I took a tour of a market recently about 30 minutes away, and I know they have a Chinese medicine shop. (It’s called a wet market, really, but I don’t want to scare you into thinking they sell snakes and bats. The most exotic things I saw on my visit were  eels, frogs and turtles.

 

I think he’s trying to escape.

 

 

Do they kill them for me or do I have to do it myself?

 

Turtle soup anyone?

 

So I hopped on the Subway to Xinmin market and found the Chinese Medicine shop. I had a photo of the recipe with Chinese characters, which I’m hoping the doctor understands because I can’t tell astralagus root from licorice root.

 

The red board contains combinations of ingredients for a variety of ailments.

 

There are a variety of dried teas, flowers and herbs for sale.

 

“How much is this going cost?” I asked the doctor. I’m not sure what maidong is, but if it’s as pricey as ground dragon bones, I’ll just rub my hair with a Bounce sheet instead.

She takes a little note pad and adds some figures, and shows me: 150 kuai, a little over $20 bucks. I give her a thumbs up, and she measures the ingredients.

 

 

I wanted to take a picture with her, but felt a little embarrassed to ask. Just as I’m practicing the words in my head, she hands me my purchase with a smile and comes out from behind the counter and starts taking a video of the two of us. I’m guessing I’m the first foreign customer she’s had, and she wants to brag about it on social media. I wonder how many followers I have on TikTok now?
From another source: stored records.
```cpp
extern "C" int dfu_maxpool_bn_fwd_x3(const void* y, const void* y_lo, const float* scale,
                                     const float* shift, int32_t B, int32_t H, int32_t W,
                                     int32_t C, void* out_lo, void* out_bf16, uint8_t* argmax,
                                     uint8_t* relu_mask, int32_t P, int32_t Q, void* stream) {
  const int cv = C / 8;
  int cv_log2 = 0;
  while ((1 << cv_log2) < cv) ++cv_log2;
  DFU_CHECK_ARG(y && y_lo && scale && shift && out_lo && out_bf16 && argmax && C % 8 == 0 &&
                    cv > 0 && (1 << cv_log2) == cv && P == (H - 1) / 2 + 1 &&
// ... 65 lines not shown
```

### dfu-multimodal_amd/dfu_hip/functional.py

```python
import math
import os
import weakref

import torch

from . import _lib as L
from . import ops
from .streams import (current_stream, join_grad_streams, new_stream, on_stream,
                      side_stream, stream_wait, wgrad_stream)
from .grads import (arm_backward_join, disarm_backward_join, grad_buffer,
                    grad_or_none, grads_done, register_backward_end_hook,
                    register_grad_ready_hook, remove_backward_end_hook, remove_grad_ready_hook,
                    wants)
from .optim import x3_pair_weight

BF16 = torch.bfloat16
F32 = torch.float32

PRECISIONS = ("bf16", "bf16x3", "mixed", "parity")
STAGE_MODES = ("bf16", "bf16x3", "fp16")
DEFAULT_PRECISION = "parity"
_precision = [DEFAULT_PRECISION]


# ... 208 lines not shown
                w._dfu_shadow_x3_version = w._version
            return sh
    if _X3_PAIRS:
        if w.shape[2] == 1 and w.shape[3] == 1:
            return ops.split_x3(w.detach().reshape(w.shape[0], -1), ops.X3_PAIRS)
        return ops.pack_conv_weight_x3(w.detach(), ops.X3_PAIRS)
    if w.shape[2] == 1 and w.shape[3] == 1:
        return weight_x3_rows(w)
    return ops.pack_conv_weight_x3(w.detach())


def _take_x3(x):
    hi = rows_view(nhwc_bf16(x.detach()))
    lo = getattr(x, "_dfu_lo", None)
    if lo is not None:
        try:
            del x._dfu_lo
        except AttributeError:
            pass
        return hi, lo
    return hi, torch.zeros_like(hi)


class BNState:

    def __init__(self, bn, M, C, device):
        self.bn = bn
        self.M, self.C = M, C
        self.training = bn.training or not bn.track_running_stats
        self.coef4 = _empty((4, C), F32, device)
        self.scale, self.shift, self.mean, self.invstd = self.coef4.unbind(0)

    def forward_coeffs(self, stats):
        bn = self.bn
        if self.training:
            track = bn.track_running_stats and bn.training
            mom = bn.momentum if bn.momentum is not None else 0.1
            mp = module_param
            ops.bn_finalize(stats, self.M, self.C, mp(bn, "weight"), mp(bn, "bias"), bn.eps, mom,
                            mp(bn, "running_mean") if track else None,
                            mp(bn, "running_var") if track else None,
                            mp(bn, "num_batches_tracked") if track else None,
                            self.mean, self.invstd, self.scale, self.shift)
        else:
            ops.bn_eval_coeffs(bn.weight, bn.bias, bn.running_mean, bn.running_var, bn.eps,
                               self.scale, self.shift)
            self.mean.copy_(bn.running_mean)
            ops.bn_eval_coeffs(None, None, bn.running_mean, bn.running_var, bn.eps,
                               self.invstd, _empty((self.C,), F32, self.mean.device))

    def backward(self, dout, y, out, relu, dy, dres):
        bn = self.bn
        w, b = module_param(bn, "weight"), module_param(bn, "bias")
        dgamma = grad_or_none(w)
        dbeta = grad_or_none(b)
        ops.bn_bwd(dout, y, out, relu, self.mean, self.invstd, w, self.M, self.C, dy,
                   dres, dgamma, dbeta, batch_stats=self.training, scale=self.scale,
                   shift=self.shift)
        grads_done(w, b)
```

A lifetime supply of moistening tea.

 

She was quite excited to capture me on video. I’ve been filmed in restaurants, hiking, in the elevator, shopping…..I always wonder what they do with the videos. No one ever asks permission.

 

“How much of this stuff should I be drinking?” I asked in the Chinese Medicine chat group.

“It depends on your constitution,” came the reply. “Just brew a big pot and drink it as you need it.” How will I know when my constitution has had enough ?

I measure out the ingredients and brew a pot.

 

Getting the potion ready for brewing.

 

The doctor was kind enough to number the ingredients according to the recipe so I know which ingredient is which.

 

It’s not bad. It’s earthy, with hints of licorice, spice and leather. Oh, wait, that was my wine from last night. Wrong glass.

I add a few more pieces of licorice root (at least I think I did), close my eyes, and think of chocolate as I take another swig. It doesn’t taste like chocolate, but I can pretend.

Honestly, it’s not bad and I manage to down a pot a day. It’s only been a few days so I don’t have any data to report. I’m hoping in a few weeks I’ll feel less like a wrung out wash cloth and more like a rehydrated sponge. But you can go ahead and mail that package with the tropical, Florida humidity. Throw in a few Bounce sheets while you’re at it; they cost almost as much here as ground dragon bones.